#### Data supplied ####
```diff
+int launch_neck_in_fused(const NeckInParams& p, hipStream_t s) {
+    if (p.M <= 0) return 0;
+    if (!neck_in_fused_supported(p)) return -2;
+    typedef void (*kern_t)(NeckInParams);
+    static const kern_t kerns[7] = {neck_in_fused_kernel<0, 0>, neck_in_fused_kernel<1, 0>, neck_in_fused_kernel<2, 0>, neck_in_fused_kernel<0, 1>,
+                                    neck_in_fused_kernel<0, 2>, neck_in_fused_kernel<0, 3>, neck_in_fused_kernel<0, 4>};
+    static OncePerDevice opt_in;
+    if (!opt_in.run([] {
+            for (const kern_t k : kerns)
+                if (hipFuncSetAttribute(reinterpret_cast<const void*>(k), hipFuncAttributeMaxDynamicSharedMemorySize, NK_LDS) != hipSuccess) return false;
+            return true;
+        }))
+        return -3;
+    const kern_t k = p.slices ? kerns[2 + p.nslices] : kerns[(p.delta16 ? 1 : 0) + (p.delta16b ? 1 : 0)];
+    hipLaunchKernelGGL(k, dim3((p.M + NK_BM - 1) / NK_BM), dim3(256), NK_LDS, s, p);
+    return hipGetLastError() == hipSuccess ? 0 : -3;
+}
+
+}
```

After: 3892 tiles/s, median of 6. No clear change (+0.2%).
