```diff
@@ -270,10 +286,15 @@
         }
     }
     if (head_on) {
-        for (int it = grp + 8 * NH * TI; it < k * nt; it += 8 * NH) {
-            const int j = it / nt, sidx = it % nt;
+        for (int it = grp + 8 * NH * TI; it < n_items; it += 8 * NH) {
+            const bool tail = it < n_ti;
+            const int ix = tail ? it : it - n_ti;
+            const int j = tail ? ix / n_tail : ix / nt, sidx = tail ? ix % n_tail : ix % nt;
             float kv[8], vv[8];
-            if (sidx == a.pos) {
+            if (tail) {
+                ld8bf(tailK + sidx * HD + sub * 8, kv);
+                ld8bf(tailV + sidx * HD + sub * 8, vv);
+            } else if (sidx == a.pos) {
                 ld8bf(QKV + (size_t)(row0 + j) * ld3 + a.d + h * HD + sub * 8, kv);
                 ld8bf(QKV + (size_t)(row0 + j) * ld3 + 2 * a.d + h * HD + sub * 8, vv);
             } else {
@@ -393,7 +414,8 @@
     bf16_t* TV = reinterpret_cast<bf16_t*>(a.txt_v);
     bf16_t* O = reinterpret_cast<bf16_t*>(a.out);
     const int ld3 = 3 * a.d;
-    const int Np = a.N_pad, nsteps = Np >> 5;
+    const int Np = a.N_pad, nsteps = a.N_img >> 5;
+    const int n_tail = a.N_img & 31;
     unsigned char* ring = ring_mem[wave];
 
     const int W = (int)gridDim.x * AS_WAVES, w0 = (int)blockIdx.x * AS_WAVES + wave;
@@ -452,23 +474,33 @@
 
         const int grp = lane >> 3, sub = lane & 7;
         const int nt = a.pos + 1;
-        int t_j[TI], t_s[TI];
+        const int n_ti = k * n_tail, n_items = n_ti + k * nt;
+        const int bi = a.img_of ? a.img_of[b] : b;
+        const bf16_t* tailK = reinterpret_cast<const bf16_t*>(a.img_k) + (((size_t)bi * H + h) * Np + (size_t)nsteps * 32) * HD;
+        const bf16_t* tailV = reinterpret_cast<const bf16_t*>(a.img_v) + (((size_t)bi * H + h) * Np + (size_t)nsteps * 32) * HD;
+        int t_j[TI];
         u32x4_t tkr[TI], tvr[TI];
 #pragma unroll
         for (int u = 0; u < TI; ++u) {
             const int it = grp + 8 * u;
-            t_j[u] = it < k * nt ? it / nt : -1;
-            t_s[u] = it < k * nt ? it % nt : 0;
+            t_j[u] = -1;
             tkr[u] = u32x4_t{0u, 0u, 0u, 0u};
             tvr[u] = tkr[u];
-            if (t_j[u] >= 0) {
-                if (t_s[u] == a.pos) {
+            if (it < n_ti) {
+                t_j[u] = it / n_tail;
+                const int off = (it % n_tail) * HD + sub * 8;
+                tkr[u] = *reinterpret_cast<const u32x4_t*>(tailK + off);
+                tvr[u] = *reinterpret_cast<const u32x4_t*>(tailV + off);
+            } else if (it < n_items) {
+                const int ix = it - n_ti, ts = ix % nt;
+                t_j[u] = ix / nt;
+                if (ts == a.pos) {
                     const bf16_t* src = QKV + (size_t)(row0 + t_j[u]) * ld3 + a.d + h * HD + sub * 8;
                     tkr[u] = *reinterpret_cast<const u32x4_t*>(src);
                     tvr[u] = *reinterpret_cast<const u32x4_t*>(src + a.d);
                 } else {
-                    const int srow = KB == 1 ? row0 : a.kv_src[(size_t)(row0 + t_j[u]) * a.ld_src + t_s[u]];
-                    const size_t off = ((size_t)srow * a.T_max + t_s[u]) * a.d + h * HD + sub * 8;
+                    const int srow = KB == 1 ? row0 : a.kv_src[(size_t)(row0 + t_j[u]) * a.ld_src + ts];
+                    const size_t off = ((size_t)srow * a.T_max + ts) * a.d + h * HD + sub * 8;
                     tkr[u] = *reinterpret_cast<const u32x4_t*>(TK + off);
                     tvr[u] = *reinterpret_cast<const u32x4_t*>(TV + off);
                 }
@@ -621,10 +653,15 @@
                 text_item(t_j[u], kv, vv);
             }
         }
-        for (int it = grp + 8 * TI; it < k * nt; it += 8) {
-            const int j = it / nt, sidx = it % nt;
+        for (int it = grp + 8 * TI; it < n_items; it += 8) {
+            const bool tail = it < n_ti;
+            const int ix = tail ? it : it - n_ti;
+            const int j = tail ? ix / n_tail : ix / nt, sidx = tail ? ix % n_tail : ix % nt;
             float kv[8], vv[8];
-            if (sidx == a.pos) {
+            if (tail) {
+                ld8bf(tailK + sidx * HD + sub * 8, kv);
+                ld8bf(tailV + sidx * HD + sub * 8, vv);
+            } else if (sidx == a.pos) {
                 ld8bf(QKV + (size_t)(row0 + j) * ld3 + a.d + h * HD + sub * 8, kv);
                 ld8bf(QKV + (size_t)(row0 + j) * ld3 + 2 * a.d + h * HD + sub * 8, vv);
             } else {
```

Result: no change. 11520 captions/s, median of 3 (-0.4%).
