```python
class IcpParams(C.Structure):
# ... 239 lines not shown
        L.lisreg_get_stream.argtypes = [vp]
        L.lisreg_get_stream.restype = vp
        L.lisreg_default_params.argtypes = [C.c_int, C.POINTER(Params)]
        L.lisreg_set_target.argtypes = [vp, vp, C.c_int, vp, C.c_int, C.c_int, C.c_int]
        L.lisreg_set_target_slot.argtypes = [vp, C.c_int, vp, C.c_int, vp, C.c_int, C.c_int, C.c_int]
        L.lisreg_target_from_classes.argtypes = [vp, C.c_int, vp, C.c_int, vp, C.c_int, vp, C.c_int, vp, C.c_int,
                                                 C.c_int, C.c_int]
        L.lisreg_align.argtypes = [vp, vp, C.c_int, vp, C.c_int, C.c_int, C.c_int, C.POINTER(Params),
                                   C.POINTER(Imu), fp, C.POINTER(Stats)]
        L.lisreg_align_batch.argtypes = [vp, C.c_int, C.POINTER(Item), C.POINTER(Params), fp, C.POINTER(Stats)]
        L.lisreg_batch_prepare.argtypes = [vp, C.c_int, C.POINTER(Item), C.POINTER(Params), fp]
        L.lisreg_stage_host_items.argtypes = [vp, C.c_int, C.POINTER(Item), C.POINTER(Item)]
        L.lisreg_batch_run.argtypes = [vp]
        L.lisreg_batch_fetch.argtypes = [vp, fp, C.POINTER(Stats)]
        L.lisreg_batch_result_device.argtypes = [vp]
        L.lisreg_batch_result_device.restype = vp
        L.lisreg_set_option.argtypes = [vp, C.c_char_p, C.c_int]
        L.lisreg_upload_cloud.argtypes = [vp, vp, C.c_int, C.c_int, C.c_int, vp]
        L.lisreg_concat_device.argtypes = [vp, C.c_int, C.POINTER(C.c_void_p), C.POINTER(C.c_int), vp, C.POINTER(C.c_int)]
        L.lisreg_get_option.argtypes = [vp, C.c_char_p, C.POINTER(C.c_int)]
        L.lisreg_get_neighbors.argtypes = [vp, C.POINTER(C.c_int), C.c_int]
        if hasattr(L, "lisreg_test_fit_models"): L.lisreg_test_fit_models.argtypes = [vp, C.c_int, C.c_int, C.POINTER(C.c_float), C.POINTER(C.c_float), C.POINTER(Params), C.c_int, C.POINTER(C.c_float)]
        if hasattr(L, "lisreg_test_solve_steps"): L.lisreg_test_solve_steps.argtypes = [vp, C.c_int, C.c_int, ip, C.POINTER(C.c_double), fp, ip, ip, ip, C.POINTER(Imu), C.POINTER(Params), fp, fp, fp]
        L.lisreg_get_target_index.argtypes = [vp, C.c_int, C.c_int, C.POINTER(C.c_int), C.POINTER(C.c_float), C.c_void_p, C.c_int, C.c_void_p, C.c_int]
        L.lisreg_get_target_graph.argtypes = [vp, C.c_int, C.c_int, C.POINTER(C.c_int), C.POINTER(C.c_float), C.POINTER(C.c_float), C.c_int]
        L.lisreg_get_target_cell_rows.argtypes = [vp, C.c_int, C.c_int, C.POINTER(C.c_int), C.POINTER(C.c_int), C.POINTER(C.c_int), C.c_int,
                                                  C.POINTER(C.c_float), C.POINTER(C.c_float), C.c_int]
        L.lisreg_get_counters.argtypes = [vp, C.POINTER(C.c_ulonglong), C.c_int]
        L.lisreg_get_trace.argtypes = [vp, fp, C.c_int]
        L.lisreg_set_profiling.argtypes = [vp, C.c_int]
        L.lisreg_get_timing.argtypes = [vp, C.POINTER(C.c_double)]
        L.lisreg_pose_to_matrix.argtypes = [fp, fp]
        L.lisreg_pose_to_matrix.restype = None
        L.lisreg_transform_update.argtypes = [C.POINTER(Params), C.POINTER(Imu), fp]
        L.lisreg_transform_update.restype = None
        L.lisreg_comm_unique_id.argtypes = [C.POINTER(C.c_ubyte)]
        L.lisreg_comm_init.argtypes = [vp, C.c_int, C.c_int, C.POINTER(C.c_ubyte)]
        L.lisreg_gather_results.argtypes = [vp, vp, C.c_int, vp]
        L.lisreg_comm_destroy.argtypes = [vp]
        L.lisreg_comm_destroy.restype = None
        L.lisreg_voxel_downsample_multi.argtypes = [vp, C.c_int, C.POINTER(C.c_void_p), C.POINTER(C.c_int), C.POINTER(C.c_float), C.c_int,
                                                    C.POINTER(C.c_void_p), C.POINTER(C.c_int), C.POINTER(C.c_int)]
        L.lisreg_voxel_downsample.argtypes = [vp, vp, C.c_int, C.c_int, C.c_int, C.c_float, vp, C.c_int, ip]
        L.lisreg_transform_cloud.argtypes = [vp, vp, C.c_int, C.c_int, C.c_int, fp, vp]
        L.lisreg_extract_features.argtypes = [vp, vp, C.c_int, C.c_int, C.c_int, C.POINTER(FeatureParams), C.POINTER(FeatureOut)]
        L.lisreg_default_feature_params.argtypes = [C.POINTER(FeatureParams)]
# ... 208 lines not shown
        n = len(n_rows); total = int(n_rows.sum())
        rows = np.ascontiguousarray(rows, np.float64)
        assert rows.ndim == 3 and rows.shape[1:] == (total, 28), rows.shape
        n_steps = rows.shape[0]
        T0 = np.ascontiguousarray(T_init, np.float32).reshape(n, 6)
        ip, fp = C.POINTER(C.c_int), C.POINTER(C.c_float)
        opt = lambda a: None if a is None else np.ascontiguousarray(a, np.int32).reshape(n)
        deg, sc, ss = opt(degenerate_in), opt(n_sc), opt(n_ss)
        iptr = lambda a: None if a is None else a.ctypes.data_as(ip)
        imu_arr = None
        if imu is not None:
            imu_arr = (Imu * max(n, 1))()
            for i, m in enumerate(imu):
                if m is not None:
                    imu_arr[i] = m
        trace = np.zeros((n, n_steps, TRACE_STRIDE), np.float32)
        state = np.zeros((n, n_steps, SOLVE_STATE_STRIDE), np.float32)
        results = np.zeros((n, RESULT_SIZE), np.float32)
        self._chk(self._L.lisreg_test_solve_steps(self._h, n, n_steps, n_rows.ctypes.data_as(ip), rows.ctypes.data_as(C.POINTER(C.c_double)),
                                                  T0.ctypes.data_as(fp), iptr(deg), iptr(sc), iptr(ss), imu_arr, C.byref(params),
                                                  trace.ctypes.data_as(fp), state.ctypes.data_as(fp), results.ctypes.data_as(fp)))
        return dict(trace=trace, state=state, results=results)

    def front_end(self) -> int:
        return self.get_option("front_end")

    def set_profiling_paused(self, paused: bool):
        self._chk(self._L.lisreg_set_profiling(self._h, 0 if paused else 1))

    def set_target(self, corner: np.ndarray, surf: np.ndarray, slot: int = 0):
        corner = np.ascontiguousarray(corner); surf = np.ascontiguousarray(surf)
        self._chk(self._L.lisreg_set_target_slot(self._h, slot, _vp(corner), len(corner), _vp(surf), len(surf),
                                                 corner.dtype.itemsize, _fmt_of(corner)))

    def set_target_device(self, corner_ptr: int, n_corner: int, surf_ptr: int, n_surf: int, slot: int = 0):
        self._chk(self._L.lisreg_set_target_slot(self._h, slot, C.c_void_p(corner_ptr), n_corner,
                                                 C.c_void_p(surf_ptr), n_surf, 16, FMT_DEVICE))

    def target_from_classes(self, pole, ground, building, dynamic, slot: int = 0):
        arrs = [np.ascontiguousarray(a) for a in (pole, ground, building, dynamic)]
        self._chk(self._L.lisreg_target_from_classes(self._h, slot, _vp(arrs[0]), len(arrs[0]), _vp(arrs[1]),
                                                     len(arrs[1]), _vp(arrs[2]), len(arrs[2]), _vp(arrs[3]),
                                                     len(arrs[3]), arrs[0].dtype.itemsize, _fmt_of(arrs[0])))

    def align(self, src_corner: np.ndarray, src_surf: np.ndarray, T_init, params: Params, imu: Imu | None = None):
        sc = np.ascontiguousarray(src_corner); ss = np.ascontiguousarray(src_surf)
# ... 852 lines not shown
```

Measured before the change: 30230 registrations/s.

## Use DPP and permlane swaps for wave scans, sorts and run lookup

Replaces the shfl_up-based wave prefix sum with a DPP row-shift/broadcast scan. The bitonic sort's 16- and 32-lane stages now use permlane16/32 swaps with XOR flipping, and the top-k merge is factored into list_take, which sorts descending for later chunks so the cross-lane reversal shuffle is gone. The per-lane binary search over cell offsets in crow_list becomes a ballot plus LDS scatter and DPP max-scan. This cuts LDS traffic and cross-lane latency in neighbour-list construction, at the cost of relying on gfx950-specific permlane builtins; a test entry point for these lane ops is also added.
####
Assignment: Copy each line above that contains the string "restype".

Response box:
        L.lisreg_get_stream.restype = vp
        L.lisreg_batch_result_device.restype = vp
        L.lisreg_pose_to_matrix.restype = None
        L.lisreg_transform_update.restype = None
        L.lisreg_comm_destroy.restype = None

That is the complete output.